# wolearyc/ramannoodle

Hardware: AMD Instinct MI355X
Metric: structures/sec (GNN polarizability eval) (higher is better)
Workload: dtype f32

## Files before the change

### ramannoodle_amd/csrc/api.hip

```cpp
#include <hip/hip_runtime.h>

#include <algorithm>
#include <chrono>
#include <cmath>
#include <cstdarg>
#include <cstdio>
#include <cstdlib>
#include <cstring>
#include <functional>
#include <memory>
#include <mutex>
#include <string>
#include <thread>
#include <vector>

#include "../../include/rn_potgnn.h"
#include "kernels.hpp"

using namespace rn;

namespace {

std::string g_create_error;

// ... 625 lines not shown
  HIP_TRY(hipMemcpy(P.lattice.p, lat, sizeof(lat), hipMemcpyHostToDevice));
  T *w = P.weights.template as<T>();
  P.pass.resize(L.pass.size());
  for (size_t p = 0; p < L.pass.size(); ++p) {
    const auto &q = L.pass[p];
    PassW<T> &o = P.pass[p];
    o.c1_WnT = w + q.c1_WnT;
    o.c1_WeT = w + q.c1_WeT;
    o.c1_bias = w + q.c1_bias;
    o.c1_norm = {w + q.c1n_g, w + q.c1n_b};
    o.final_norm = {w + q.fin_g, w + q.fin_b};
    o.c2_WT = w + q.c2_WT;
    o.c2_bias = w + q.c2_bias;
    o.c2_norm_1 = {w + q.c2n1_g, w + q.c2n1_b};
    o.c2_norm_2 = {w + q.c2n2_g, w + q.c2n2_b};
    o.c3_WnT = w + q.c3_WnT;
    o.c3_nshift = w + q.c3_nshift;
    o.c3_WeT = w + q.c3_WeT;
    o.c3_norm_1 = {w + q.c3n1_g, w + q.c3n1_b};
    o.c3_norm_2 = {w + q.c3n2_g, w + q.c3n2_b};
    o.c3_norm_1s = {w + q.c3n1_gs, w + q.c3n1_bs};
    o.c2_norm_1s = {w + q.c2n1_gs, w + q.c2n1_bs};
    o.c1_norm_s = {w + q.c1n_gs, w + q.c1n_bs};
    o.mfma_scale = w + q.mfma_scale;
    o.c3_WeT_c = w + q.c3_WeT_c;
    o.c3_WnT_c = w + q.c3_WnT_c;
    o.c3_nshift_c = w + q.c3_nshift_c;
    o.c2_WT_c = w + q.c2_WT_c;
    o.c2_bias_c = w + q.c2_bias_c;
    o.mfma_scale_c = w + q.mfma_scale_c;
    o.c1_WnT_c = w + q.c1_WnT_c;
    o.c1_WeT_c = w + q.c1_WeT_c;
    o.c1_bias_c = w + q.c1_bias_c;
  }
  refresh_pass_flags<T>(h);
  P.ro = {w + L.W0T, w + L.scale0, w + L.shift0, w + L.W3T, w + L.b3, w + L.W5T, w + L.b5, w + L.ro_mfma_scale};
  P.offsets = w + L.offsets;
  P.node_table = w + L.node_table;
  P.ones = w + L.ones;

  const size_t N = h->cfg.num_atoms, E = h->cfg.num_edges, S = chunk_frames<T>(h);
  const size_t FnP = h->d.FnP, FeP = h->d.FeP;
  const bool lean = sizeof(T) == 4 && lean_workspace(h);
  const size_t bufA = bufA_width(h, lean);
  for (int l = 0; l < h->num_lanes; ++l) {
    Lane<T> &ln = P.lanes[l];
    HIP_TRY(hipStreamCreateWithFlags(&ln.stream, hipStreamNonBlocking));
    HIP_TRY(hipEventCreateWithFlags(&ln.done, hipEventDisableTiming));
    ln.unit4.ensure(S * E * 4 * sizeof(T));
    for (int i = 0; i < 2; ++i) {
      ln.node[i].ensure(S * N * FnP * sizeof(T));
      ln.edge[i].ensure(S * E * FeP * sizeof(T));
    }
    ln.npc1.ensure(S * N * 2 * FnP * sizeof(T));
    ln.np3.ensure(S * N * 6 * FeP * sizeof(T));
    ln.bufA.ensure(S * E * bufA * sizeof(T));
    if (!lean) ln.bufB.ensure(S * E * 4 * FeP * sizeof(T));
    if (sizeof(T) == 4 && (h->use_edge2 || h->use_edge3)) ln.c2.ensure(S * E * FeP * sizeof(T));
  }
  if (h->keep_stages) {
    const int np = h->cfg.num_message_passes + 1;
    P.snap_node.resize(np);
    P.snap_edge.resize(np);
    for (int i = 0; i < np; ++i) {
      P.snap_node[i].ensure(S * N * FnP * sizeof(T));
      P.snap_edge[i].ensure(S * E * FeP * sizeof(T));
    }
  }
  launch_setup<T>(w + L.emb, w + L.W2, w + L.b2, w + L.W4, w + L.b4, h->cfg.num_atom_types, h->d,
                  w + L.node_table, w + L.b0, w + L.bn_w, w + L.bn_b, w + L.bn_rm, w + L.bn_rv,
                  w + L.scale0, w + L.shift0, P.lanes[0].stream);
  HIP_TRY(hipGetLastError());
  HIP_TRY(hipStreamSynchronize(P.lanes[0].stream));
  P.ready = true;
}
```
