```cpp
template <int DL, class LG, typename Num, class Plan = PlanDynamic>
__device__ __forceinline__ void pcr_solve(int M, Num (&L)[2][2], Num (&Dg)[2][2], Num (&U)[2][2], Num (&R)[2][DL],
                                          Num (&y)[2][DL], Num *mult = nullptr, Num *xch = nullptr) {
  static_assert(LG::W == kWave, "written for lane groups that span the wavefront");
  const int p = LG::piece();
  const bool in = p >= 1 && p < M;
#pragma unroll
  for (int i = 0; i < 2; ++i) {
#pragma unroll
    for (int j = 0; j < 2; ++j) {
      L[i][j] = in ? L[i][j] : Num(0.0);
      U[i][j] = in ? U[i][j] : Num(0.0);
      Dg[i][j] = in ? Dg[i][j] : Num(i == j ? 1.0 : 0.0);
    }
#pragma unroll
    for (int d = 0; d < DL; ++d) R[i][d] = in ? R[i][d] : Num(0.0);
  }
  const int lane = lane_id();
  const int s_end = sizeof(Num) == 4 ? min(M - 1, 32) : M - 1;
  typedef Num Quad __attribute__((ext_vector_type(4)));
  const bool keep = plan_pick<Plan, Plan::pcr_mult>(mult != nullptr), use_xch = plan_pick<Plan, Plan::pcr_xch>(xch != nullptr);
  const bool writer = keep && in && LG::dim0() == opaque_uniform(0);
  int level = 0;
  if constexpr (sizeof(Num) == 4) {
    typedef float f2 __attribute__((ext_vector_type(2)));
    auto fma2 = [](f2 x, f2 y, f2 z) { return __builtin_elementwise_fma(x, y, z); };
    f2 Lr[2] = {{L[0][0], L[0][1]}, {L[1][0], L[1][1]}}, Dr[2] = {{Dg[0][0], Dg[0][1]}, {Dg[1][0], Dg[1][1]}};
    f2 Ur[2] = {{U[0][0], U[0][1]}, {U[1][0], U[1][1]}}, Ir[2];
    auto invert = [&]() {
      const float det = fmaf(Dr[0].x, Dr[1].y, -(Dr[0].y * Dr[1].x));
      const float r = precise_rcp(det);
      Ir[0].x = Dr[1].y * r;
      Ir[0].y = -Dr[0].y * r;
      Ir[1].x = -Dr[1].x * r;
      Ir[1].y = Dr[0].x * r;
    };
    auto fetch = [&](const f2 v, int src) { return f2{__shfl(v.x, src, kWave), __shfl(v.y, src, kWave)}; };
    const int ps = min(p, M);
    for (int s = 1; s < s_end; s <<= 1, ++level) {
      invert();
      const int sp = lane - s * LG::S, sn = lane + s * LG::S;
      f2 Ip[2], Lp[2], Upv[2], In[2], Ln[2], Un[2];
      Num Rp[2][DL], Rn[2][DL];
      if (use_xch) {
        Quad *tab = reinterpret_cast<Quad *>(xch);
        f2 *rx = reinterpret_cast<f2 *>(xch + (size_t)(M + 1) * 12);
        lds_wave_sync();
        tab[ps * 3 + 0] = Quad{Ir[0].x, Ir[0].y, Ir[1].x, Ir[1].y};
        tab[ps * 3 + 1] = Quad{Lr[0].x, Lr[0].y, Lr[1].x, Lr[1].y};
        tab[ps * 3 + 2] = Quad{Ur[0].x, Ur[0].y, Ur[1].x, Ur[1].y};
#pragma unroll
        for (int d = 0; d < DL; ++d) rx[lane * DL + d] = f2{R[0][d], R[1][d]};
        lds_wave_sync();
        const int pp = min(max(p - s, 0), M - 1), pn = min(p + s, M - 1);
        const Quad qi = tab[pp * 3 + 0], ql = tab[pp * 3 + 1], qu = tab[pp * 3 + 2];
        const Quad ni = tab[pn * 3 + 0], nl = tab[pn * 3 + 1], nu = tab[pn * 3 + 2];
        Ip[0] = qi.xy; Ip[1] = qi.zw; Lp[0] = ql.xy; Lp[1] = ql.zw; Upv[0] = qu.xy; Upv[1] = qu.zw;
        In[0] = ni.xy; In[1] = ni.zw; Ln[0] = nl.xy; Ln[1] = nl.zw; Un[0] = nu.xy; Un[1] = nu.zw;
#pragma unroll
        for (int d = 0; d < DL; ++d) {
          const f2 rp = rx[(sp & (kWave - 1)) * DL + d], rn = rx[(sn & (kWave - 1)) * DL + d];
          Rp[0][d] = rp.x; Rp[1][d] = rp.y;
          Rn[0][d] = rn.x; Rn[1][d] = rn.y;
        }
      } else {
#pragma unroll
        for (int i = 0; i < 2; ++i) {
          Ip[i] = fetch(Ir[i], sp);
          Upv[i] = fetch(Ur[i], sp);
          In[i] = fetch(Ir[i], sn);
          Ln[i] = fetch(Lr[i], sn);
          Lp[i] = fetch(Lr[i], sp);
          Un[i] = fetch(Ur[i], sn);
#pragma unroll
          for (int d = 0; d < DL; ++d) {
            Rp[i][d] = __shfl(R[i][d], sp, kWave);
            Rn[i][d] = __shfl(R[i][d], sn, kWave);
          }
        }
      }
      f2 pa[2], pg[2];
#pragma unroll
      for (int i = 0; i < 2; ++i) {
        pa[i] = fma2(Lr[i].xx, Ip[0], Lr[i].yy * Ip[1]);
        pg[i] = fma2(Ur[i].xx, In[0], Ur[i].yy * In[1]);
      }
      if (keep) {
        Quad *dst = reinterpret_cast<Quad *>(mult + ((size_t)level * (M + 1) + ps) * 8);
        dst[0] = Quad{pa[0].x, pa[0].y, pa[1].x, pa[1].y};
        dst[1] = Quad{pg[0].x, pg[0].y, pg[1].x, pg[1].y};
      }
#pragma unroll
      for (int i = 0; i < 2; ++i) {
        const f2 ai = -pa[i], gi = -pg[i];
        const f2 ln2 = fma2(ai.xx, Lp[0], ai.yy * Lp[1]);
        const f2 un2 = fma2(gi.xx, Un[0], gi.yy * Un[1]);
        Dr[i] = fma2(gi.yy, Ln[1], fma2(gi.xx, Ln[0], fma2(ai.yy, Upv[1], fma2(ai.xx, Upv[0], Dr[i]))));
#pragma unroll
        for (int d = 0; d < DL; ++d)
          R[i][d] = fmaf(gi.y, Rn[1][d], fmaf(gi.x, Rn[0][d], fmaf(ai.y, Rp[1][d], fmaf(ai.x, Rp[0][d], R[i][d]))));
        Lr[i] = ln2;
        Ur[i] = un2;
      }
    }
    invert();
    if (use_xch) lds_wave_sync();
    if (keep) *reinterpret_cast<Quad *>(mult + (size_t)level * (M + 1) * 8 + (size_t)ps * 4) = Quad{Ir[0].x, Ir[0].y, Ir[1].x, Ir[1].y};
#pragma unroll
    for (int d = 0; d < DL; ++d) {
      y[0][d] = fmaf(Ir[0].x, R[0][d], Ir[0].y * R[1][d]);
      y[1][d] = fmaf(Ir[1].x, R[0][d], Ir[1].y * R[1][d]);
    }
    return;
  }
  Num I[2][2];
  auto invert = [&]() {
    const Num det = fma(Dg[0][0], Dg[1][1], -(Dg[0][1] * Dg[1][0]));
    const Num r = precise_rcp(det);
    I[0][0] = Dg[1][1] * r;
    I[0][1] = -Dg[0][1] * r;
    I[1][0] = -Dg[1][0] * r;
    I[1][1] = Dg[0][0] * r;
  };
  for (int s = 1; s < s_end; s <<= 1, ++level) {
    invert();
    const int lp = lane - s * LG::S, ln = lane + s * LG::S;
    const int sp = lp >= 0 ? lp : lane, sn = ln < kWave ? ln : lane;
    const bool last = 2 * s >= s_end;
    Num Ip[2][2], Lp[2][2], Upv[2][2], Rp[2][DL], In[2][2], Ln[2][2], Un[2][2], Rn[2][DL];
#pragma unroll
    for (int i = 0; i < 2; ++i) {
#pragma unroll
      for (int j = 0; j < 2; ++j) {
        Ip[i][j] = __shfl(I[i][j], sp, kWave);
        Upv[i][j] = __shfl(U[i][j], sp, kWave);
        In[i][j] = __shfl(I[i][j], sn, kWave);
        Ln[i][j] = __shfl(L[i][j], sn, kWave);
        Lp[i][j] = Un[i][j] = Num(0.0);
        if (!last) {
          Lp[i][j] = __shfl(L[i][j], sp, kWave);
          Un[i][j] = __shfl(U[i][j], sn, kWave);
        }
      }
#pragma unroll
// ... 950 lines not shown
```
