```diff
diff --git a/human-pose-estimation_amd/engine.py b/human-pose-estimation_amd/engine.py
--- a/human-pose-estimation_amd/engine.py
+++ b/human-pose-estimation_amd/engine.py
@@ -951,6 +951,23 @@
         _lib.check(self.lib.hpe_debug_chain(self._h, idx2c, t2.data_ptr(), residual.data_ptr(), B, t3.data_ptr(), u1.data_ptr(), occ, self._stream()))
         return t3, u1, (occ[0], occ[1], occ[2])
 
+    def debug_stream_chain(self, idx2c, t2, x, slab8=False, rows=0):
+        s = CONV_SPECS[idx2c]
+        first = CONV_SPECS[idx2c + 1].name.endswith("branch1")
+        sn = CONV_SPECS[idx2c + (2 if first else 1)]
+        t2 = _require_cuda_tensor(t2, "t2", (s.hin, s.hin, s.cin))
+        x = _require_cuda_tensor(x, "x", (s.hout, s.hout, CONV_SPECS[idx2c + 1].cin if first else s.cout))
+        B = t2.shape[0]
+        t3 = self._new(B, s.hout, s.hout, s.cout)
+        M = int(rows) if rows else B * sn.hout * sn.hout
+        u1 = self._new(sn.cout // 8, M, 8) if slab8 else self._new(B, sn.hout, sn.hout, sn.cout)
+        if rows:
+            t3.zero_()
+            u1.zero_()
+        _lib.check(self.lib.hpe_debug_stream_chain(self._h, int(idx2c), t2.data_ptr(), x.data_ptr(), B, t3.data_ptr(), u1.data_ptr(), int(bool(slab8)),
+                                                   int(rows), self._stream()))
+        return t3, u1
+
     def debug_stem(self, images, rows_per_strip=0):
         images = _require_cuda_tensor(images, "images", (224, 224, 3))
         y = self._new(images.shape[0], 56, 56, 64)
diff --git a/include/hpe.h b/include/hpe.h
--- a/include/hpe.h
+++ b/include/hpe.h
@@ -429,6 +429,8 @@
 int hpe_debug_conv_route(const HpeConfig* cfg, int idx, int B, int concurrent, int residual, int workspace, HpeConvRoute* out);
 int hpe_debug_conv_stream1x1(const HpeConfig* cfg, int idx, int B, int concurrent, int residual);
 int hpe_debug_dual(hpe_ctx* ctx, int idx2c, const float* t2_dev, const float* x_dev, int B, float* y_dev, void* stream);
+int hpe_debug_stream_chain(hpe_ctx* ctx, int idx2c, const float* t2_dev, const float* x_dev, int B, float* t3_dev, float* u1_dev, int slab8,
+                           int rows, void* stream);
 int hpe_debug_gemm(hpe_ctx* ctx, const float* x_dev, const float* wt_dev, int M, int N, int K, int w_rows, int tile,
                    const float* residual_dev, int relu, float* y_dev, void* stream);
 int hpe_debug_maxpool(const float* x_dev, int B, int H, int C, float* y_dev, void* stream);
```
■ ■ ■ ■ ■
WORK TO COMPLETE
Every line above with the word "engine" belongs in the answer, copied as written.

WRITTEN RESPONSE
diff --git a/human-pose-estimation_amd/engine.py b/human-pose-estimation_amd/engine.py
--- a/human-pose-estimation_amd/engine.py
+++ b/human-pose-estimation_amd/engine.py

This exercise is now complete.